# Available records
######

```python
def skip_half_fwd(skip, gate, cat, sil=None):
    B, H, W, Cs = _nhwc(skip, "skip")
    _chk(gate, f32, "gate", (B, Cs))
    Ct = cat.shape[-1]
    _chk(cat, bf16, "cat", (B, H, W, Ct))
    if sil is not None:
        _chk(sil, bf16, "sil", (B, H, W, Ct))
    if Ct <= Cs:
        raise ValueError("skip_half_fwd: cat must be wider than the skip")
    _lib.call("edm_skip_half_fwd", _p(skip), _p(gate), _p(cat), _p(sil), B, H * W, Ct - Cs, Cs, _stream())


def skip_half_bwd(gcs, gate, gmean):
    B, H, W, Cs = _nhwc(gcs, "gcs")
    _chk(gate, f32, "gate", (B, Cs))
    _chk(gmean, f32, "gmean", (B, Cs))
    gskip = torch.empty_like(gcs)
    _lib.call("edm_skip_half_bwd", _p(gcs), _p(gate), _p(gmean), _p(gskip), B, H * W, Cs, _stream())
    return gskip


def _sigma_arg(sigma, B):
    _chk(sigma, f32, "sigma")
    if sigma.numel() == 1:
        return 0
    if sigma.numel() != B:
        raise ValueError(f"sigma must have 1 or {B} elements, got {sigma.numel()}")
    return 1


def precond_in(noisy, sigma, sigma_data, CP):
    _chk(noisy, f32, "noisy")
    B, Cimg, H, W = noisy.shape
    ss = _sigma_arg(sigma, B)
    out = torch.empty(B, H, W, CP, device=noisy.device, dtype=bf16)
    _lib.call("edm_precond_in", _p(noisy), _p(sigma), ss, float(sigma_data), _p(out), B, Cimg, H * W, CP, _stream())
    return out


def conv_out_fwd(x, w_hat, gain_out, noisy, sigma, sigma_data, want_fraw=True):
    B, H, W, C = _nhwc(x, "x")
    Co = w_hat.shape[0]
    _chk(w_hat, f32, "w_hat", (Co, C))
    _chk(noisy, f32, "noisy", (B, Co, H, W))
    _chk(gain_out, f32, "gain_out")
    ss = _sigma_arg(sigma, B)
    D = torch.empty(B, Co, H, W, device=x.device, dtype=f32)
    Fraw = torch.empty(B, Co, H, W, device=x.device, dtype=f32) if want_fraw else None
    _lib.call("edm_conv_out_fwd", _p(x), _p(w_hat), _p(gain_out), _p(noisy), _p(sigma), ss, float(sigma_data), _p(D),
              _p(Fraw), B, H * W, C, Co, _stream())
    return D, Fraw


def conv_out_bwd(x, w_hat, gain_out, Fraw, dD, sigma, sigma_data, gg_out=None):
    B, H, W, C = _nhwc(x, "x")
    Co = w_hat.shape[0]
    _chk(dD, f32, "dD", (B, Co, H, W))
    _chk(Fraw, f32, "Fraw", (B, Co, H, W))
    ss = _sigma_arg(sigma, B)
    gx = torch.empty_like(x)
    gw = zeros_f32(w_hat.shape, w_hat.device)
    gg = zeros_f32((), x.device) if gg_out is None else _chk(gg_out, f32, "gg_out", ())
    _lib.call("edm_conv_out_bwd", _p(x), _p(w_hat), _p(gain_out), _p(Fraw), _p(dD), _p(sigma), ss, float(sigma_data),
              _p(gx), _p(gw), _p(gg), B, H * W, C, Co, _stream())
    return gx, gw, gg


def nchw_to_nhwc_bf16(x):
    _chk(x, f32, "x")
    B, C, H, W = x.shape
    y = torch.empty(B, H, W, C, device=x.device, dtype=bf16)
    _lib.call("edm_nchw_to_nhwc_bf16", _p(x), _p(y), B, C, H * W, _stream())
    return y


def nhwc_bf16_to_nchw(x):
    B, H, W, C = _nhwc(x, "x")
    y = torch.empty(B, C, H, W, device=x.device, dtype=f32)
    _lib.call("edm_nhwc_bf16_to_nchw", _p(x), _p(y), B, C, H * W, _stream())
    return y


IGEMM_VERSION = int(os.environ.get("EDM_IGEMM", "0"))


def _igemm_entry(npix, W, Cout, taps, Cin=0):
    if taps == 9 and W > 64:
        return "edm_conv_igemm"
    if IGEMM_VERSION == 1:
        return "edm_conv_igemm"
    if IGEMM_VERSION == 2:
        return "edm_conv_igemm_v2"
    if IGEMM_VERSION == 6:
        ok = taps == 9 and Cin % 64 == 0 and Cin <= 2016 and W <= 64
        return "edm_conv_igemm_v6" if ok else "edm_conv_igemm"
    if IGEMM_VERSION == 5:
        return "edm_conv_igemm_s" if (taps == 9 and Cin % 256 == 0 and Cin <= 2016 and W <= 16) else "edm_conv_igemm"
    if taps == 9:
        tm = (npix + 511) // 512
        tiles3 = tm * ((Cout + 127) // 128)
        v6_ok = Cin % 64 == 0 and Cin <= 2016 and W <= 64
        if tiles3 >= 512:
            return "edm_conv_igemm_v6" if v6_ok else "edm_conv_igemm"
        if v6_ok and tm * ((Cout + 63) // 64) >= 256:
            return "edm_conv_igemm_v6"
        ts = ((npix + 127) // 128) * ((Cout + 63) // 64)
        if W <= 16 and Cin % 256 == 0 and Cin <= 2016 and 128 <= ts <= 1024:
            return "edm_conv_igemm_s"
        return "edm_conv_igemm"
    tiles2 = ((npix + 255) // 256) * ((Cout + 127) // 128)
    return "edm_conv_igemm_v2" if tiles2 >= 1024 else "edm_conv_igemm"


def uses_s_kernel(npix, W, Cin, Cout):
    return (IGEMM_VERSION == 0 and Cout % 64 == 0 and Cin % 32 == 0
            and _igemm_entry(npix, W, Cout, 9, Cin) == "edm_conv_igemm_s")


def _wfrag(wp, entry, who):
    if not getattr(wp, "_edm_frag", False):
        return 0
    if entry != "edm_conv_igemm_s":
        raise ValueError(f"{who}: a fragment-major weight pack reached a shape that does not run on k_conv3x3_s ({entry})")
    return 1


V46 = "_v6"
_KERNEL_ID = {"edm_conv_igemm": 1, "edm_conv_igemm_v2": 2, "edm_conv_igemm_s": 5, "edm_conv_igemm_v6": 6}


def _v4_suffix(entry, npix, Cout):
    if entry == "edm_conv_igemm_s":
        return "_s"
    if entry != "edm_conv_igemm_v6":
        return entry[len("edm_conv_igemm"):]
    pad4, pad2 = (Cout + 127) // 128 * 128, (Cout + 63) // 64 * 64
    wide = ((npix + 511) // 512) * ((Cout + 127) // 128) >= 512 and not pad2 * 80 < pad4 * 69
    return V46 if wide else V46 + "s"


def conv_igemm(x, wp, taps, residual=None, alpha=1.0, beta=0.0, out=None, silu_out=None, split=None):
    B, H, W, Cin = _nhwc(x, "x")
    _chk(wp, bf16, "wp")
    if wp.dim() != 3 or wp.shape[0] != taps or wp.shape[2] != Cin:
        raise ValueError(f"conv_igemm: packed weight {tuple(wp.shape)} does not match taps={taps}, Cin={Cin}")
    Cout = wp.shape[1]
    if residual is not None:
# ... 954 lines not shown
```

Measured before the change: 10230.

## Use MFMA for output conv forward and fused slab-reduced backward

Adds a forward output-projection kernel that runs the 1x1 conv on MFMA bf16 instructions. The fp32 weights are split into three bf16 parts (high, mid, low) so the result keeps roughly fp32 precision. Adds a fused backward kernel that computes the input gradient, per-block weight-gradient slabs and the gain gradient in one pass, followed by a deterministic slab-sum kernel. This replaces the atomics or zero-initialised accumulation of the old path. Both are enabled by default through EDM_NET_ENDS; the cost is a workspace allocation per call and an extra launch.

After: 10260 (median of 6 runs). About the same (+0.3%).

```diff
diff --git a/include/tinyedm_hip.h b/include/tinyedm_hip.h
--- a/include/tinyedm_hip.h
+++ b/include/tinyedm_hip.h
@@ -209,6 +209,13 @@
 int edm_conv_out_bwd(const void* x, const float* w_hat, const float* gain_out, const float* Fraw, const float* dD,
                      const float* sigma, int sigma_stride, float sigma_data, void* gx, float* gw_hat, float* ggain,
                      int B, int HW, int C, int Co, edm_stream_t stream);
+int edm_conv_out_fwd2(const void* x, const float* w_hat, const float* gain_out, const float* noisy, const float* sigma,
+                      int sigma_stride, float sigma_data, float* D, float* Fraw, int B, int HW, int C, int Co,
+                      edm_stream_t stream);
+long edm_conv_out_bwd2_workspace(int B, int HW, int C, int Co);
+int edm_conv_out_bwd2(const void* x, const float* w_hat, const float* gain_out, const float* Fraw, const float* dD,
+                      const float* sigma, int sigma_stride, float sigma_data, void* gx, float* gw_hat, float* ggain,
+                      void* workspace, long workspace_bytes, int B, int HW, int C, int Co, edm_stream_t stream);
 int edm_nchw_to_nhwc_bf16(const float* x, void* y, int B, int C, int HW, edm_stream_t stream);
 int edm_nhwc_bf16_to_nchw(const void* x, float* y, int B, int C, int HW, edm_stream_t stream);
 
diff --git a/tinyedm_amd/_lib.py b/tinyedm_amd/_lib.py
--- a/tinyedm_amd/_lib.py
+++ b/tinyedm_amd/_lib.py
@@ -45,6 +45,9 @@
     "edm_precond_in": [P, P, I, F, P, I, I, I, I, P],
     "edm_conv_out_fwd": [P, P, P, P, P, I, F, P, P, I, I, I, I, P],
     "edm_conv_out_bwd": [P, P, P, P, P, P, I, F, P, P, P, I, I, I, I, P],
+    "edm_conv_out_fwd2": [P, P, P, P, P, I, F, P, P, I, I, I, I, P],
+    "edm_conv_out_bwd2_workspace": [I, I, I, I],
+    "edm_conv_out_bwd2": [P, P, P, P, P, P, I, F, P, P, P, P, L, I, I, I, I, P],
     "edm_nchw_to_nhwc_bf16": [P, P, I, I, I, P],
     "edm_nhwc_bf16_to_nchw": [P, P, I, I, I, P],
     "edm_conv_igemm": [P, P, P, P, F, F, I, I, I, I, I, I, P],
@@ -128,10 +131,10 @@
     "edm_wgrad3_plan_ksplit": [P, I, P],
     "edm_v6_persistent_launches": [],
 }
-_RET = {"edm_last_error": ctypes.c_char_p, "edm_v6_persistent_launches": ctypes.c_long, "edm_wgrad3_workspace": ctypes.c_long, "edm_wgrad3_table_bytes": ctypes.c_long,
+_RET = {"edm_last_error": ctypes.c_char_p, "edm_conv_out_bwd2_workspace": ctypes.c_long, "edm_v6_persistent_launches": ctypes.c_long, "edm_wgrad3_workspace": ctypes.c_long, "edm_wgrad3_table_bytes": ctypes.c_long,
         "edm_skip_gate_wgrad_multi_table_bytes": ctypes.c_long, "edm_skip_gate_fwd_multi_table_bytes": ctypes.c_long, "edm_skip_gate_bwd_multi_table_bytes": ctypes.c_long,
         "edm_conv_wgrad_1x1_group_table_bytes": ctypes.c_long, "edm_wgrad_finish_multi_table_bytes": ctypes.c_long}
-_NO_STATUS = {"edm_skip_gate_bwd_multi_table_bytes", "edm_skip_gate_fwd_multi_table_bytes", "edm_v6_persistent_launches", "edm_conv3x3_fold_supported", "edm_skip_gate_wgrad_multi_table_bytes", "edm_version", "edm_graph_replay_safe", "edm_last_error", "edm_conv_wgrad_nsplit", "edm_conv_wgrad_1x1_nsplit", "edm_conv_wgrad_1x1_nsplit_grouped", "edm_wgrad3_workspace", "edm_wgrad3_table_bytes", "edm_wgrad3_max_layers",
+_NO_STATUS = {"edm_conv_out_bwd2_workspace", "edm_skip_gate_bwd_multi_table_bytes", "edm_skip_gate_fwd_multi_table_bytes", "edm_v6_persistent_launches", "edm_conv3x3_fold_supported", "edm_skip_gate_wgrad_multi_table_bytes", "edm_version", "edm_graph_replay_safe", "edm_last_error", "edm_conv_wgrad_nsplit", "edm_conv_wgrad_1x1_nsplit", "edm_conv_wgrad_1x1_nsplit_grouped", "edm_wgrad3_workspace", "edm_wgrad3_table_bytes", "edm_wgrad3_max_layers",
               "edm_conv_wgrad_1x1_group_table_bytes", "edm_wgrad_finish_multi_table_bytes", "edm_attention_qkv_supported"}
 
 _lib = None
diff --git a/tinyedm_amd/csrc/elementwise.hip b/tinyedm_amd/csrc/elementwise.hip
--- a/tinyedm_amd/csrc/elementwise.hip
+++ b/tinyedm_amd/csrc/elementwise.hip
@@ -1566,6 +1566,248 @@
   return EDM_OK;
 }
 
+__global__ __launch_bounds__(256) void k_conv_out_fwd_mfma(const bf16* __restrict__ x, const float* __restrict__ wh,
+                                                           const float* __restrict__ gain_out,
+                                                           const float* __restrict__ noisy,
+                                                           const float* __restrict__ sigma, int sstride, float sd,
+                                                           float* __restrict__ D, float* __restrict__ Fraw, int HW, int C,
+                                                           int Co, int npix) {
+  extern __shared__ __attribute__((aligned(16))) bf16x8 wfrag[];
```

######

# Task to complete
What is needed is every line of the records that contains the word "Cout".

# The completed task
def _igemm_entry(npix, W, Cout, taps, Cin=0):
        tiles3 = tm * ((Cout + 127) // 128)
        if v6_ok and tm * ((Cout + 63) // 64) >= 256:
        ts = ((npix + 127) // 128) * ((Cout + 63) // 64)
    tiles2 = ((npix + 255) // 256) * ((Cout + 127) // 128)
def uses_s_kernel(npix, W, Cin, Cout):
    return (IGEMM_VERSION == 0 and Cout % 64 == 0 and Cin % 32 == 0
            and _igemm_entry(npix, W, Cout, 9, Cin) == "edm_conv_igemm_s")
def _v4_suffix(entry, npix, Cout):
    pad4, pad2 = (Cout + 127) // 128 * 128, (Cout + 63) // 64 * 64
    wide = ((npix + 511) // 512) * ((Cout + 127) // 128) >= 512 and not pad2 * 80 < pad4 * 69
    Cout = wp.shape[1]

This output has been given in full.